# BBQ comp Chicago burbs anyone interested in signing up????



## firebbq (Jun 22, 2012)

they have a event in lisle il at a BBQ/fireplace store, they need people to sign up or the event will be canceled!!! I signed up today hope some others can help make this event possible, good prizes and Chris marks will be there!

Give them a call at 630-969-8800 

Tell them Scotty sent you!!!


----------



## zimq (Jun 22, 2012)

Are there any costs? Got any more details on the event? Its not sanctioned is it?

Sent from my VS910 4G using Tapatalk 2


----------



## firebbq (Jun 23, 2012)

Fireplace and Chimney
Authority BBQ CONTEST

DATE: SUNDAY JULY 15th
20 Teams Needed
HOSTED BY CHRIS MARKS

Awards are Cash Prizes and GoodOne Smoker

Place of Competition:
Fireplace & Chimney II
1702 Ogden Ave
Lisle, IL 60532
630-969-8800


----------



## firebbq (Jun 23, 2012)

I found that on there Facebook page here is the link....
http://www.facebook.com/pages/Fireplace-Chimney-Authority/118782061494101


----------



## firebbq (Jun 26, 2012)

Anyone from the area sign up?


----------



## berninga87 (Jun 29, 2012)

This sounds like fun, I've never done a competition before.

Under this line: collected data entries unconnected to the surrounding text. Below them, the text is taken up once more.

class SynthesisLayer(nn.Module):

    def __init__(self, in_ch: int, out_ch: int, w_dim: int, resolution: int, up: bool, components_num: int,
                 use_attention: bool, attn_kwargs: dict):
        super().__init__()
        self.resolution, self.up = resolution, up
        self.affine = FullyConnected(w_dim, in_ch, bias_init=1.0)
        self.weight = nn.Parameter(torch.randn(out_ch, in_ch, 3, 3))
        self.bias = nn.Parameter(torch.zeros(out_ch))
        self.register_buffer("noise_const", torch.randn(resolution, resolution))
        self.noise_strength = nn.Parameter(torch.zeros([]))
        self.register_buffer("fir", fir_filter())
        self.attention = BipartiteAttention(out_ch, w_dim, components_num, **attn_kwargs) if use_attention else None

    def _conv_weights(self):
        O, I, kh, kw = self.weight.shape
        w = self.weight * (1.0 / math.sqrt(I * kh * kw))
        wsq = w.square().sum(dim=[2, 3])
        phases = ops.upconv_phase_weights(w) if self.up else None
        packed = None
        if w.is_cuda and kh == 3 and I % 32 == 0 and O % 64 == 0 and (not self.up or self.resolution >= UPCONV_FUSED_MIN_RES):
            packed = ops.conv3x3_pack(w)
        if self.up:
            w = w.transpose(0, 1)
        return w.contiguous(memory_format=torch.channels_last), wsq.contiguous(), phases, packed

    def fusable(self, x) -> bool:
        a = self.attention
        return (a is not None and x.is_cuda and a.norm in ("layer", None, "none")
                and _inference(self.weight, self.bias, self.noise_strength, *a.parameters()))

    def forward(self, x, w_glob, y, noise_mode="const", centroids=None, return_att=False, styles=None,
                prescaled=False, post_scale=None, prepared=None, rgb=None, centroids_init=None, demod=None):
        if styles is None:
            styles = self.affine(w_glob)
        w_eff = wsq = phases = packed = None
        if _inference(self.weight) and x.is_cuda:
            w_eff, wsq, phases, packed = _cached(self, "conv", (self.weight,), self._conv_weights)
            if packed is not None and not (torch.backends.cudnn.allow_tf32 and x.dtype == torch.float32
                                           and (self.up or (x.shape[2] % 8 == 0 and x.shape[3] % 16 == 0
                                                            and not os.environ.get("GF_CUDNN_CONV")))):
                packed = None
        fused = self.fusable(x)
        in_scale = None
        if prepared is not None and not fused:
            raise RuntimeError("internal: prepared prologue for a layer that does not take the fused path")
        if fused and not self.up:
            x, in_scale = modulated_conv2d(x, self.weight, styles, up=1, f=self.fir, w_eff=w_eff, wsq=wsq,
                                           prescaled=prescaled, defer_demod=True, d=prepared[1] if prepared is not None else demod,
                                           wt_packed=packed)
        else:
            x = modulated_conv2d(x, self.weight, styles, up=2 if self.up else 1, f=self.fir, w_eff=w_eff, wsq=wsq,
                                 prescaled=prescaled, phases=phases, wt_packed=packed, d=demod)
        if noise_mode == "const":
            noise = self.noise_const
        elif noise_mode == "random":
            noise = torch.randn(x.shape[0], 1, self.resolution, self.resolution, device=x.device, dtype=x.dtype)
        else:
            noise = None
        att = None
        if self.attention is not None:
            xl = x.permute(0, 2, 3, 1)
            if not xl.is_contiguous():
                xl = xl.contiguous()
            if fused:
                post = dict(bias=self.bias, noise=noise, strength=self.noise_strength, act="lrelu", gain=SQRT2,
                            in_scale=in_scale, post_scale=post_scale)
                if rgb is not None:
                    post.update(rgb)
                post.update(self.attention.dropout_postop(x.device))
                if prepared is not None and prepared[0] is not None:
                    torch.cuda.current_stream(x.device).wait_event(prepared[0])
                xo, att, centroids = self.attention(xl, y, centroids=centroids, return_att=return_att, postop=post,
                                                    stage="token" if prepared is not None else "all",
                                                    need_centroids=self.attention.iterative,
                                                    centroids_init=centroids_init)
                return xo.permute(0, 3, 1, 2), att, centroids
            xo, att, centroids = self.attention(xl, y, centroids=centroids, return_att=return_att, centroids_init=centroids_init)
            x = xo.permute(0, 3, 1, 2)
        x = ops.bias_act(x, self.bias, "lrelu", noise=noise, strength=self.noise_strength)
        if post_scale is not None:
            x = ops.chan_scale(x, post_scale)
        return x, att, centroids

I'm having trouble finding more info on this, what categories will there be? and is it sanctioned?


----------



## berninga87 (Jul 6, 2012)

Firebbq, I emailed the place about the comp, and they had to cancel, but will let me know if they reschedule. If you're still interested


----------



## dewetha (Jul 6, 2012)

too bad it didn't get rolling. i need to taste some good BBQ! there was a fest in oak forest. a caterer was their called "EUR pig" best pulled pork i have to date! I need more!


----------